→ **INPUT MATERIAL**:
BEGIN
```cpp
template <int DT>
int launch_dt(const vdn_gemm_desc& d, hipStream_t s) {
  if constexpr (DT == VDN_F16) {
    if (d.A8 && d.W8) {
      if ((d.a_mode == VDN_A_PLAIN || d.a_mode == VDN_A_PAD3X3) && !d.relu_a && !(d.K & 63) && d.N >= 192 &&
          (long)d.M * d.N >= 1024L * 1024 && tuning(d).x8 != 0)
        return x8_entry(d, s);
      if (d.a_mode == VDN_A_PAD3X3) return VDN_EUNSUPPORTED;
      if (d.a_kt || d.w_kt || d.out_kt || d.out8 || !d.A_lo || !d.W_lo) return VDN_EUNSUPPORTED;
    }
  }
  if (d.subpix) {
    const vdn_gemm_tuning& tu = tuning(d);
    return big_entry<DT>(d, tu.force_bm ? tu.force_bm : pick_bm(d.M, d.N, d.cu_hint, tu), s);
  }
  const bool deep = d.splitk_ws && (d.a_mode == VDN_A_CONV3X3 ? d.ldb : d.K) >= 2048 && (long)d.M * d.N >= 32L * 1024;
  if (d.A_lo && d.W_lo && d.N >= 192 && ((long)d.M * d.N >= 256L * 1024 || deep) &&
      (d.a_mode == VDN_A_CONV3X3 ? d.store == VDN_ST_PLAIN : ((d.K & 31) == 0 && !d.relu_a))) {
    const vdn_gemm_tuning& tu = tuning(d);
    const int force = tu.force_bm;
    if (d.splitk_ws && !force && !(d.N & 3) && !tu.no_splitk) {
      const bool conv = d.a_mode == VDN_A_CONV3X3;
      const int fl = epi_flavour(d);
      const int cus = d.cu_hint > 0 && d.cu_hint <= 256 ? d.cu_hint : 256;
      const long tiles128 = (long)((d.M + 127) / 128) * ((d.N + 255) / 256);
      const int nk_total = conv ? d.ldb / 32 : d.K / 32;
      const bool fl_ok = fl == VDN_STX_HALF || (conv ? (fl == VDN_STX_RESHALF1 || fl == VDN_STX_RESHALF2) : fl == VDN_STX_RES);
      const long occ = tu.splitk_occ, ks_max = tu.splitk_max;
      if (fl_ok && tiles128 * 100 <= cus * occ && nk_total >= (conv ? 64 : 32)) {
        long ks = (cus + tiles128 - 1) / tiles128;
        ks = ks < ks_max ? ks : ks_max;
        ks = ks < nk_total / 16 ? ks : nk_total / 16;
        const long fit = d.splitk_ws_bytes / ((long)d.M * d.N * 4);
        ks = ks < fit ? ks : fit;
        while (ks >= 2 && (ks - 1) * ((nk_total + ks - 1) / ks) >= nk_total) --ks;
        if (ks >= 2) return splitk_entry<DT>(d, (int)ks, fl, s);
      }
    }
    {
      const int ks = tu.splitk_p8;
      if (ks >= 2 && d.splitk_ws && !force && d.a_mode == VDN_A_PLAIN && epi_flavour(d) == VDN_STX_RES && d.K >= 2048 &&
          (long)d.M * d.N * 4 * ks <= d.splitk_ws_bytes)
        return splitk_entry<DT>(d, -ks, VDN_STX_RES, s);
    }
    const int bm = force ? force : pick_bm(d.M, d.N, d.cu_hint, tu);
    const long min_tiles = tu.min_tiles;
    const long tiles128 = (long)((d.M + 127) / 128) * ((d.N + 255) / 256);
    const bool small = !force && ((min_tiles > 0 && tiles128 < min_tiles && d.a_mode != VDN_A_CONV3X3) ||
                                 (long)d.M * d.N < 256L * 1024);
    if (!small && (bm == 256 || bm == 192 || bm == 128)) return big_entry<DT>(d, bm, s);
  }
  if (d.A_lo && d.W_lo && (d.store == VDN_ST_HEADS || d.N > 64)) return launch_x3<DT>(d, s);
  if (d.store == VDN_ST_HEADS || d.N > 64) return launch_tile<DT, 128, 128, 2, 2>(d, s);
  if (d.N > 32) return launch_tile<DT, 128, 64, 2, 2>(d, s);
  return launch_tile<DT, 128, 32, 4, 1>(d, s);
}


}
```
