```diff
@@ -54,7 +54,20 @@
         _lib.check(lib.eyoc_ransac_batched_ws(_lib.ctx(s.device.index), _lib.ptr(s), _lib.ptr(t), _lib.ptr(c), ss, st, P,
                                               C.byref(p), _lib.ptr(res), _lib.ptr(ws), ws.numel(), _lib.stream_ptr()),
                    "eyoc_ransac_batched_ws")
+        if _work is not None:
+            single = ws.numel() >= lib.eyoc_ransac_workspace_bytes(_lib.ctx(s.device.index), P, int(seg_src[-1]), int(max_iteration), 0) and P <= 64
+            if not single:
+                raise _lib.EyocError("the scorer's work counter is per launch chunk: this call ran in several (raise workspace_budget, at most 64 pairs)")
+            _work.append(ws[:P * 256].view(torch.int32).view(P, 64)[:, 4].clone())
     return res
+
+
+def ransac_batched_count_work(src, tgt, corr_tgt, seg_src, seg_tgt, max_correspondence_distance, max_iteration=4000000, seed=0,
+                              edge_similarity=0.9, workspace_budget=None):
+    work = []
+    res = ransac_batched_from_correspondences(src, tgt, corr_tgt, seg_src, seg_tgt, max_correspondence_distance, max_iteration, seed,
+                                              edge_similarity, workspace_budget, _work=work)
+    return res, work[0]
 
 
 def _ransac_budget(device) -> int:
diff --git a/include/eyoc_hip.h b/include/eyoc_hip.h
--- a/include/eyoc_hip.h
+++ b/include/eyoc_hip.h
@@ -246,6 +246,7 @@
                         const int32_t* seg_src_host, const int32_t* seg_tgt_host, int n_pairs,
                         const eyoc_ransac_params* params, eyoc_ransac_result* results_dev, void* stream);
 int eyoc_ransac_select_pruning(eyoc_ctx* ctx, int on);
+int eyoc_ransac_select_count_order(eyoc_ctx* ctx, int on);
 int eyoc_registration_accept_degenerate(eyoc_ctx* ctx, int on);
 int eyoc_ransac_transform_store(eyoc_ctx* ctx, int survivors);
 
```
END
→ **WORK ORDER**: Print all the entries above. Keep each one exact.

→ **EXPECTED ANSWER**:
```cpp
template <int DT>
int launch_dt(const vdn_gemm_desc& d, hipStream_t s) {
  if constexpr (DT == VDN_F16) {
    if (d.A8 && d.W8) {
      if ((d.a_mode == VDN_A_PLAIN || d.a_mode == VDN_A_PAD3X3) && !d.relu_a && !(d.K & 63) && d.N >= 192 &&
          (long)d.M * d.N >= 1024L * 1024 && tuning(d).x8 != 0)
        return x8_entry(d, s);
      if (d.a_mode == VDN_A_PAD3X3) return VDN_EUNSUPPORTED;
      if (d.a_kt || d.w_kt || d.out_kt || d.out8 || !d.A_lo || !d.W_lo) return VDN_EUNSUPPORTED;
    }
  }
  if (d.subpix) {
    const vdn_gemm_tuning& tu = tuning(d);
    return big_entry<DT>(d, tu.force_bm ? tu.force_bm : pick_bm(d.M, d.N, d.cu_hint, tu), s);
  }
  const bool deep = d.splitk_ws && (d.a_mode == VDN_A_CONV3X3 ? d.ldb : d.K) >= 2048 && (long)d.M * d.N >= 32L * 1024;
  if (d.A_lo && d.W_lo && d.N >= 192 && ((long)d.M * d.N >= 256L * 1024 || deep) &&
      (d.a_mode == VDN_A_CONV3X3 ? d.store == VDN_ST_PLAIN : ((d.K & 31) == 0 && !d.relu_a))) {
    const vdn_gemm_tuning& tu = tuning(d);
    const int force = tu.force_bm;
    if (d.splitk_ws && !force && !(d.N & 3) && !tu.no_splitk) {
      const bool conv = d.a_mode == VDN_A_CONV3X3;
      const int fl = epi_flavour(d);
      const int cus = d.cu_hint > 0 && d.cu_hint <= 256 ? d.cu_hint : 256;
      const long tiles128 = (long)((d.M + 127) / 128) * ((d.N + 255) / 256);
      const int nk_total = conv ? d.ldb / 32 : d.K / 32;
      const bool fl_ok = fl == VDN_STX_HALF || (conv ? (fl == VDN_STX_RESHALF1 || fl == VDN_STX_RESHALF2) : fl == VDN_STX_RES);
      const long occ = tu.splitk_occ, ks_max = tu.splitk_max;
      if (fl_ok && tiles128 * 100 <= cus * occ && nk_total >= (conv ? 64 : 32)) {
        long ks = (cus + tiles128 - 1) / tiles128;
        ks = ks < ks_max ? ks : ks_max;
        ks = ks < nk_total / 16 ? ks : nk_total / 16;
        const long fit = d.splitk_ws_bytes / ((long)d.M * d.N * 4);
        ks = ks < fit ? ks : fit;
        while (ks >= 2 && (ks - 1) * ((nk_total + ks - 1) / ks) >= nk_total) --ks;
        if (ks >= 2) return splitk_entry<DT>(d, (int)ks, fl, s);
      }
    }
    {
      const int ks = tu.splitk_p8;
      if (ks >= 2 && d.splitk_ws && !force && d.a_mode == VDN_A_PLAIN && epi_flavour(d) == VDN_STX_RES && d.K >= 2048 &&
          (long)d.M * d.N * 4 * ks <= d.splitk_ws_bytes)
        return splitk_entry<DT>(d, -ks, VDN_STX_RES, s);
    }
    const int bm = force ? force : pick_bm(d.M, d.N, d.cu_hint, tu);
    const long min_tiles = tu.min_tiles;
    const long tiles128 = (long)((d.M + 127) / 128) * ((d.N + 255) / 256);
    const bool small = !force && ((min_tiles > 0 && tiles128 < min_tiles && d.a_mode != VDN_A_CONV3X3) ||
                                 (long)d.M * d.N < 256L * 1024);
    if (!small && (bm == 256 || bm == 192 || bm == 128)) return big_entry<DT>(d, bm, s);
  }
  if (d.A_lo && d.W_lo && (d.store == VDN_ST_HEADS || d.N > 64)) return launch_x3<DT>(d, s);
  if (d.store == VDN_ST_HEADS || d.N > 64) return launch_tile<DT, 128, 128, 2, 2>(d, s);
  if (d.N > 32) return launch_tile<DT, 128, 64, 2, 2>(d, s);
  return launch_tile<DT, 128, 32, 4, 1>(d, s);
}


}
```
```diff
@@ -54,7 +54,20 @@
         _lib.check(lib.eyoc_ransac_batched_ws(_lib.ctx(s.device.index), _lib.ptr(s), _lib.ptr(t), _lib.ptr(c), ss, st, P,
                                               C.byref(p), _lib.ptr(res), _lib.ptr(ws), ws.numel(), _lib.stream_ptr()),
                    "eyoc_ransac_batched_ws")
+        if _work is not None:
+            single = ws.numel() >= lib.eyoc_ransac_workspace_bytes(_lib.ctx(s.device.index), P, int(seg_src[-1]), int(max_iteration), 0) and P <= 64
+            if not single:
+                raise _lib.EyocError("the scorer's work counter is per launch chunk: this call ran in several (raise workspace_budget, at most 64 pairs)")
+            _work.append(ws[:P * 256].view(torch.int32).view(P, 64)[:, 4].clone())
     return res
+
+
+def ransac_batched_count_work(src, tgt, corr_tgt, seg_src, seg_tgt, max_correspondence_distance, max_iteration=4000000, seed=0,
+                              edge_similarity=0.9, workspace_budget=None):
+    work = []
+    res = ransac_batched_from_correspondences(src, tgt, corr_tgt, seg_src, seg_tgt, max_correspondence_distance, max_iteration, seed,
+                                              edge_similarity, workspace_budget, _work=work)
+    return res, work[0]
 
 
 def _ransac_budget(device) -> int:
diff --git a/include/eyoc_hip.h b/include/eyoc_hip.h
--- a/include/eyoc_hip.h
+++ b/include/eyoc_hip.h
@@ -246,6 +246,7 @@
                         const int32_t* seg_src_host, const int32_t* seg_tgt_host, int n_pairs,
                         const eyoc_ransac_params* params, eyoc_ransac_result* results_dev, void* stream);
 int eyoc_ransac_select_pruning(eyoc_ctx* ctx, int on);
+int eyoc_ransac_select_count_order(eyoc_ctx* ctx, int on);
 int eyoc_registration_accept_degenerate(eyoc_ctx* ctx, int on);
 int eyoc_ransac_transform_store(eyoc_ctx* ctx, int survivors);
 
```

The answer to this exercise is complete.